Governmental functions

Minister of Economic Recovery Plan: 2008–2010.

Minister of Industry: 2004–2005

Minister of Local Liberties: 2002–2004

Electoral mandates

National Assembly of France

Member of the National Assembly of France for Hauts-de-Seine (13th constituency): 1986–2002 (Became minister in 2002) / 2005–2008 (Became minister in 2008) / 2010–2017. Elected in 1986, reelected in 1988, 1993, 1997, 2002, 2005 (by-election), 2007 and 2012.

General Council

President of the Hauts-de-Seine General Council: 2007–2020 (Replacement after the resignation of Nicolas Sarkozy, who became president of the French Republic)

Vice-president of Hauts-de-Seine General Council: 2004–2007.

Hauts-de-Seine general councillor: 2004–2020.

Municipal Council

Mayor of Antony, Hauts-de-Seine: 1983–2002 (Resignation). Elected in 1983, reelected in 1989, 1995, 2001.

Deputy-mayor of Antony, Hauts-de-Seine: 2002–2005 (Resignation).

Municipal councillor of Antony, Hauts-de-Seine: 1983–2005. (Resignation)

Agglomeration community Council

President of the Agglomeration community of Hauts de Bièvre: 2002–2005 (Resignation).

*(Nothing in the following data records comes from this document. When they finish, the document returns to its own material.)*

-      conv_epilogue<T, MT, NT, POOL, (RAW_SPECIAL || sizeof(T) == 2) ? EPI_ACT_RAW_NOBIAS : EPI_GENERIC, false, 0, SHAPE>(acc, a, b, y0 + wm * MT, x0, ntg0 * 32, red, stager, dsc, addb);
-    else conv_epilogue<T, MT, NT, POOL, EPI_GENERIC, false, 0, SHAPE>(acc, a, b, y0 + wm * MT, x0, ntg0 * 32, red, stager, dsc, addb);
+      conv_epilogue<T, MT, NT, POOL, (RAW_SPECIAL || sizeof(T) == 2) ? EPI_ACT_RAW_NOBIAS : EPI_GENERIC, false, 0, SHAPE>(acc, a, b, y0 + wm * MT, x0, ntg0 * 32, red, stager, dsc, addb, nullptr, blk, nblk);
+    else conv_epilogue<T, MT, NT, POOL, EPI_GENERIC, false, 0, SHAPE>(acc, a, b, y0 + wm * MT, x0, ntg0 * 32, red, stager, dsc, addb, nullptr, blk, nblk);
   }
   HLA_STAMP(5);
+}
+template <typename T, int MT, int NT, int WM, int WN, bool POOL, int WD, bool UNPOOL = false, int SHAPE = SHAPE_32x32x16>
+__global__ __launch_bounds__(256, NT == 1 ? 3 : 2) void conv3x3_kernel(ConvArgs a) {
+  conv3x3_body<T, MT, NT, WM, WN, POOL, WD, UNPOOL, SHAPE>(a, (int)blockIdx.x, (int)gridDim.x);
+}
+
+template <typename A> struct PairArgs { A s[2]; int n0; };
+template <typename A>
+__device__ __forceinline__ A pair_segment_args(bool second) {
+  static_assert(sizeof(A) % 4 == 0 && offsetof(PairArgs<A>, s) == 0, "the argument blocks lead the kernarg segment");
+  typedef const __attribute__((address_space(4))) unsigned* kptr_t;
+  const kptr_t kp = (kptr_t)__builtin_amdgcn_kernarg_segment_ptr() + (second ? sizeof(A) / 4 : 0);
+  unsigned w[sizeof(A) / 4];
+#pragma unroll
+  for (unsigned i = 0; i < sizeof(A) / 4; ++i) w[i] = kp[i];
+  A a;
+  __builtin_memcpy(&a, w, sizeof(A));
+  return a;
+}
+template <typename P> __device__ __forceinline__ P* pair_global(P* p) {
+  return (P*)(__attribute__((address_space(1))) P*)(unsigned long long)p;
+}
+__device__ __forceinline__ void pair_inference_args(ConvArgs& a) {
+  a.src1 = pair_global(a.src1); a.src2 = pair_global(a.src2); a.wpk = pair_global(a.wpk); a.bias = pair_global(a.bias);
+  a.out_act = pair_global(a.out_act); a.out_raw = pair_global(a.out_raw); a.sumsq = pair_global(a.sumsq);
+  a.amax1 = pair_global(a.amax1); a.amax2 = pair_global(a.amax2); a.amax_out = pair_global(a.amax_out); a.wscale = pair_global(a.wscale);
+  a.dyn = nullptr; a.dyn_desc = 0; a.src_row_lo = 0; a.add_row_lo = 0; a.unpool_idx = nullptr; a.mask_act = nullptr; a.add_src = nullptr;
+  a.idx_out = nullptr; a.pool_sum = 0; a.wg0_x = nullptr; a.wg0_x_plane = 0; a.wg0_part = nullptr;
+#if HLA_CONV_STAMPS
+  a.stamps = nullptr;
+#endif
+}
+template <typename T, int MT, int NT, int WM, int WN, bool POOL, int WD, int SHAPE>
+__global__ __launch_bounds__(256, NT == 1 ? 3 : 2) void conv3x3_pair_kernel(PairArgs<ConvArgs> p) {
+  const int n0 = p.n0;
+  const bool second = (int)blockIdx.x >= n0;
+  ConvArgs a = pair_segment_args<ConvArgs>(second);
+  pair_inference_args(a);
+  conv3x3_body<T, MT, NT, WM, WN, POOL, WD, false, SHAPE>(a, second ? (int)blockIdx.x - n0 : (int)blockIdx.x,
+                                                          second ? (int)gridDim.x - n0 : n0);
 }
 
 struct Conv02Args {
@@ -1133,7 +1174,7 @@
 }
 
 template <typename T, int WD>
-__global__ __launch_bounds__(256, Prec<T>::SPLIT ? 2 : 3) void conv02_kernel(Conv02Args a0) {
+__device__ __forceinline__ void conv02_body(const Conv02Args& a0, const int blk) {
   constexpr bool SPLIT = Prec<T>::SPLIT;
   constexpr bool FOLD = sizeof(T) == 2 && !SPLIT;
   constexpr int EPL = Prec<T>::CEPL, KC = SB / sizeof(T), NSG = 64 / KC, NFRAG = 32 / (2 * EPL), NH = SPLIT ? 2 : 1;
@@ -1152,7 +1193,7 @@
   HLA_STAMP_HWID();
 
   const int t = threadIdx.x, lane = t & 63, wv = __builtin_amdgcn_readfirstlane(t >> 6), wm = wv / WN, wn = wv % WN;
-  int bid = blockIdx.x;
+  int bid = blk;
   const int tx = bid % a0.tiles_x; bid /= a0.tiles_x;
   const int ty = bid % a0.tiles_y;
   const int b = bid / a0.tiles_y;
@@ -1403,6 +1444,23 @@
 #undef a
   { struct { unsigned long long* stamps; } a = {a0.stamps}; HLA_STAMP(5); }
 #endif
+}
+template <typename T, int WD>
+__global__ __launch_bounds__(256, Prec<T>::SPLIT ? 2 : 3) void conv02_kernel(Conv02Args a0) {
+  conv02_body<T, WD>(a0, (int)blockIdx.x);
+}
+template <typename T, int WD>
+__global__ __launch_bounds__(256, Prec<T>::SPLIT ? 2 : 3) void conv02_pair_kernel(PairArgs<Conv02Args> p) {
+  const int n0 = p.n0;
+  const bool second = (int)blockIdx.x >= n0;
+  Conv02Args a0 = pair_segment_args<Conv02Args>(second);
+  a0.x = pair_global(a0.x); a0.w0 = pair_global(a0.w0); a0.b0 = pair_global(a0.b0); a0.w2 = pair_global(a0.w2); a0.b2 = pair_global(a0.b2);
+  a0.out_act = pair_global(a0.out_act); a0.wtail = pair_global(a0.wtail); a0.amax_out = pair_global(a0.amax_out);
+  a0.a0_out = nullptr; a0.idx_out = nullptr; a0.a2_out = nullptr; a0.amax_a2_out = nullptr; a0.amax_a0_out = nullptr;
+#if HLA_CONV_STAMPS
+  a0.stamps = nullptr;
+#endif
+  conv02_body<T, WD>(a0, second ? (int)blockIdx.x - n0 : (int)blockIdx.x);
 }
 
 template <typename T>
@@ -1595,7 +1653,7 @@
   __syncthreads();
   if (threadIdx.x == 0) inv[b] = 1.0 / fmax(sqrt((sh[0] + sh[1]) + (sh[2] + sh[3])), 1e-12);
 }
-struct InvNormArgs { const double* ss[4]; int np[4]; double* inv; int B; };
+struct InvNormArgs { const double* ss[8]; int np[8]; double* inv[8]; };
 static __global__ __launch_bounds__(256) void inv_norm_multi_kernel(InvNormArgs a) {
   __shared__ double sh[4];
   const int b = blockIdx.x, l = blockIdx.y, np = a.np[l];
@@ -1605,7 +1663,7 @@
   s = wave_sum_f64(s);
   if ((threadIdx.x & 63) == 0) sh[threadIdx.x >> 6] = s;
   __syncthreads();
-  if (threadIdx.x == 0) a.inv[(size_t)l * a.B + b] = 1.0 / fmax(sqrt((sh[0] + sh[1]) + (sh[2] + sh[3])), 1e-12);
+  if (threadIdx.x == 0) a.inv[l][b] = 1.0 / fmax(sqrt((sh[0] + sh[1]) + (sh[2] + sh[3])), 1e-12);
 }
 static __global__ __launch_bounds__(256) void scale_kernel(float* __restrict__ x, const double* __restrict__ inv, size_t per_sample,
                                                     int blocks_per_sample) {
@@ -1629,55 +1687,91 @@
 constexpr int kConvClassShape[3] = {SHAPE_16x16x32, SHAPE_16x16x32, SHAPE_32x32x16};
 constexpr int conv_class(int cout, bool pool) { return cout >= 128 ? (pool ? CONV_CLASS_NT2_POOL : CONV_CLASS_NT2) : CONV_CLASS_NT1; }
 template <typename T, bool BWD> constexpr int conv_shape(int cls) { return (sizeof(T) == 2 && !BWD) ? kConvClassShape[cls] : SHAPE_32x32x16; }
-template <typename T, bool BWD = false>
-static bool launch_conv(hipStream_t st, ConvArgs a, bool pool) {
+struct ConvPlan { bool small; int gx, gy, kid; double flops, bytes; };
+template <typename T, bool BWD>
+static ConvPlan conv_plan(ConvArgs& a, bool pool) {
+  a.tiles_x = (a.W + 31) / 32;
+  a.tiles_y = (a.H - a.row_begin + 7) / 8;
+  const bool big = a.Cout >= 128;
+  ConvPlan p{};
+  p.gy = big ? a.Cout / 128 : 1;
+  const size_t es = sizeof(T), P = (size_t)a.B * (a.H - a.row_begin) * a.W, Po = pool ? P / 4 : P;
+  p.flops = 2.0 * 9.0 * (a.C1 + a.C2) * a.Cout * (double)P + (a.wg0_part ? 2.0 * 27 * 64 * (double)P : 0.0);
+  p.bytes = (double)P * ((a.up1 ? a.C1 / 4.0 : a.C1) + a.C2) * es + (double)Po * a.Cout * ((a.out_act ? es : 0) + (a.out_raw ? 4 : 0));
+  p.kid = big ? (pool ? K_CONV_NT2_POOL : K_CONV_NT2) : (pool ? K_CONV_NT1_POOL : K_CONV_NT1);
+  p.small = !BWD && !a.dyn && !a.sumsq && !a.unpool_idx && a.tiles_x * a.tiles_y * a.B * p.gy < CONV_SMALL_GRID;
+  if (p.small) a.tiles_y = (a.H - a.row_begin + 3) / 4;
+  p.gx = a.tiles_x * a.tiles_y * a.B;
+  return p;
+}
+template <typename T, int MT, int NT, bool POOL, int WD, bool UNPOOL, int SHAPE, bool PAIR>
+static void conv_dispatch(hipStream_t st, const ConvArgs& a, const ConvPlan& p, const ConvArgs& a2, const ConvPlan& p2) {
+  if constexpr (PAIR) {
+    static_assert(!UNPOOL, "two-segment launches: forward inference forms only");
+    PairArgs<ConvArgs> pa{{a, a2}, p.gx};
+    hipLaunchKernelGGL((conv3x3_pair_kernel<T, MT, NT, 2, 2, POOL, WD, SHAPE>), dim3(p.gx + p2.gx, p.gy), dim3(256), 0, st, pa);
+  } else {
+    hipLaunchKernelGGL((conv3x3_kernel<T, MT, NT, 2, 2, POOL, WD, UNPOOL, SHAPE>), dim3(p.gx, p.gy), dim3(256), 0, st, a);
+  }
+}
+template <typename T, bool BWD, bool PAIR>
+static bool launch_conv_impl(hipStream_t st, ConvArgs a, ConvArgs a2, bool pool) {
   if (a.unpool_idx && !(BWD && !pool)) {
     hla_set_error("launch_conv: an un-pooled source needs the UNPOOL kernel (backward, no pooling epilogue)");
     return false;
   }
-  a.tiles_x = (a.W + 31) / 32;
-  a.tiles_y = (a.H - a.row_begin + 7) / 8;
+  const ConvPlan p = conv_plan<T, BWD>(a, pool);
+  ConvPlan p2{};
+  if constexpr (PAIR) {
+    p2 = conv_plan<T, BWD>(a2, pool);
+    auto infer = [](const ConvArgs& c) {
+      return !c.dyn && !c.src_row_lo && !c.add_row_lo && !c.unpool_idx && !c.mask_act && !c.add_src && !c.idx_out && !c.pool_sum && !c.wg0_part;
+    };
+    if (BWD || !infer(a) || !infer(a2) || p2.small != p.small || p2.gy != p.gy || a2.Cout != a.Cout) {
+      hla_set_error("launch_conv: the two segments of a paired launch do not take the same kernel");
+      return false;
+    }
+  }
 #if HLA_CONV_STAMPS
-  a.stamps = nullptr;
-  if (g_hla_stamp.buf && g_hla_stamp.counter++ == g_hla_stamp.want) {
+  a.stamps = a2.stamps = nullptr;
+  if (!PAIR && g_hla_stamp.buf && g_hla_stamp.counter++ == g_hla_stamp.want) {
     a.stamps = g_hla_stamp.buf;
-    g_hla_stamp.grid_x = a.tiles_x * a.tiles_y * a.B; g_hla_stamp.grid_y = a.Cout >= 128 ? a.Cout / 128 : 1;
+    g_hla_stamp.grid_x = a.tiles_x * ((a.H - a.row_begin + 7) / 8) * a.B; g_hla_stamp.grid_y = p.gy;
   }
 #endif
   const bool big = a.Cout >= 128;
-  const dim3 grid(a.tiles_x * a.tiles_y * a.B, big ? a.Cout / 128 : 1);
-  const size_t es = sizeof(T), P = (size_t)a.B * (a.H - a.row_begin) * a.W, Po = pool ? P / 4 : P;
-  const double flops = 2.0 * 9.0 * (a.C1 + a.C2) * a.Cout * (double)P + (a.wg0_part ? 2.0 * 27 * 64 * (double)P : 0.0);
-  const double bytes = (double)P * ((a.up1 ? a.C1 / 4.0 : a.C1) + a.C2) * es + (double)Po * a.Cout * ((a.out_act ? es : 0) + (a.out_raw ? 4 : 0));
-  hla_prof_begin_dyn(a.Cout >= 128 ? (pool ? K_CONV_NT2_POOL : K_CONV_NT2) : (pool ? K_CONV_NT1_POOL : K_CONV_NT1), flops, bytes, st,
-                     a.dyn ? a.dyn + a.dyn_desc : nullptr, a.tiles_x * a.tiles_y);
+  hla_prof_begin_dyn(p.kid, p.flops + p2.flops, p.bytes + p2.bytes, st, a.dyn ? a.dyn + a.dyn_desc : nullptr, a.tiles_x * a.tiles_y);
   constexpr int S_NT2 = conv_shape<T, BWD>(CONV_CLASS_NT2), S_NT2P = conv_shape<T, BWD>(CONV_CLASS_NT2_POOL),
                 S_NT1 = conv_shape<T, BWD>(CONV_CLASS_NT1);
-  if constexpr (!BWD) {
-    const int gy = big ? a.Cout / 128 : 1;
-    if (!a.dyn && !a.sumsq && !a.unpool_idx && a.tiles_x * a.tiles_y * a.B * gy < CONV_SMALL_GRID) {
-      a.tiles_y = (a.H - a.row_begin + 3) / 4;
-      const dim3 g4(a.tiles_x * a.tiles_y * a.B, gy);
+  constexpr bool UNP = BWD && !PAIR;
+  if (p.small) {
+    if constexpr (!BWD) {
       if (big) {
-        if (pool) hipLaunchKernelGGL((conv3x3_kernel<T, 2, 2, 2, 2, true, 1, false, S_NT2P>), g4, dim3(256), 0, st, a);
-        else hipLaunchKernelGGL((conv3x3_kernel<T, 2, 2, 2, 2, false, 1, false, S_NT2>), g4, dim3(256), 0, st, a);
+        if (pool) conv_dispatch<T, 2, 2, true, 1, false, S_NT2P, PAIR>(st, a, p, a2, p2);
+        else conv_dispatch<T, 2, 2, false, 1, false, S_NT2, PAIR>(st, a, p, a2, p2);
       } else {
-        if (pool) hipLaunchKernelGGL((conv3x3_kernel<T, 2, 1, 2, 2, true, 2, false, S_NT1>), g4, dim3(256), 0, st, a);
-        else hipLaunchKernelGGL((conv3x3_kernel<T, 2, 1, 2, 2, false, 2, false, S_NT1>), g4, dim3(256), 0, st, a);
-      }
-      hla_prof_end(st);
-      return true;
-    }
+        if (pool) conv_dispatch<T, 2, 1, true, 2, false, S_NT1, PAIR>(st, a, p, a2, p2);
+        else conv_dispatch<T, 2, 1, false, 2, false, S_NT1, PAIR>(st, a, p, a2, p2);
+      }
+    }
+    hla_prof_end(st);
+    return true;
   }
   if (big) {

Member of the Agglomeration community of Hauts de Bièvre: 2002–2008.

Political functions

General Secretary of the Union for a Popular Movement: 2007–2008.

Spokesman of the Rally for the Republic: 1999–2001.

== Controversies ==

After the 2007 legislative elections, Télé Lyon Métropole (TLM) filmed a conversation during which a UMP Deputy of Bouches-du-Rhône introduced new MP Michel Havard to Patrick Devedjian, saying that Havard had beaten Democratic Movement candidate Anne-Marie Comparini. Devedjian congratulated Havard and then added "… cette salope !" ("… that bitch!") about Comparini. That evening, Devedjian apologized in private, then issued a press release deploring the broadcast of "stolen images of a private conversation". He said he regretted his "inappropriate exclamation about Mrs. Anne-Marie Comparini" and said, "he sent her his regards and esteem". He apologized again in public at a press conference the next day, but it was too late to forestall a storm of criticism. The president of TLM said that Devedjian had asked for the interview not to be broadcast "but Mr. Devedjian knew he was being filmed".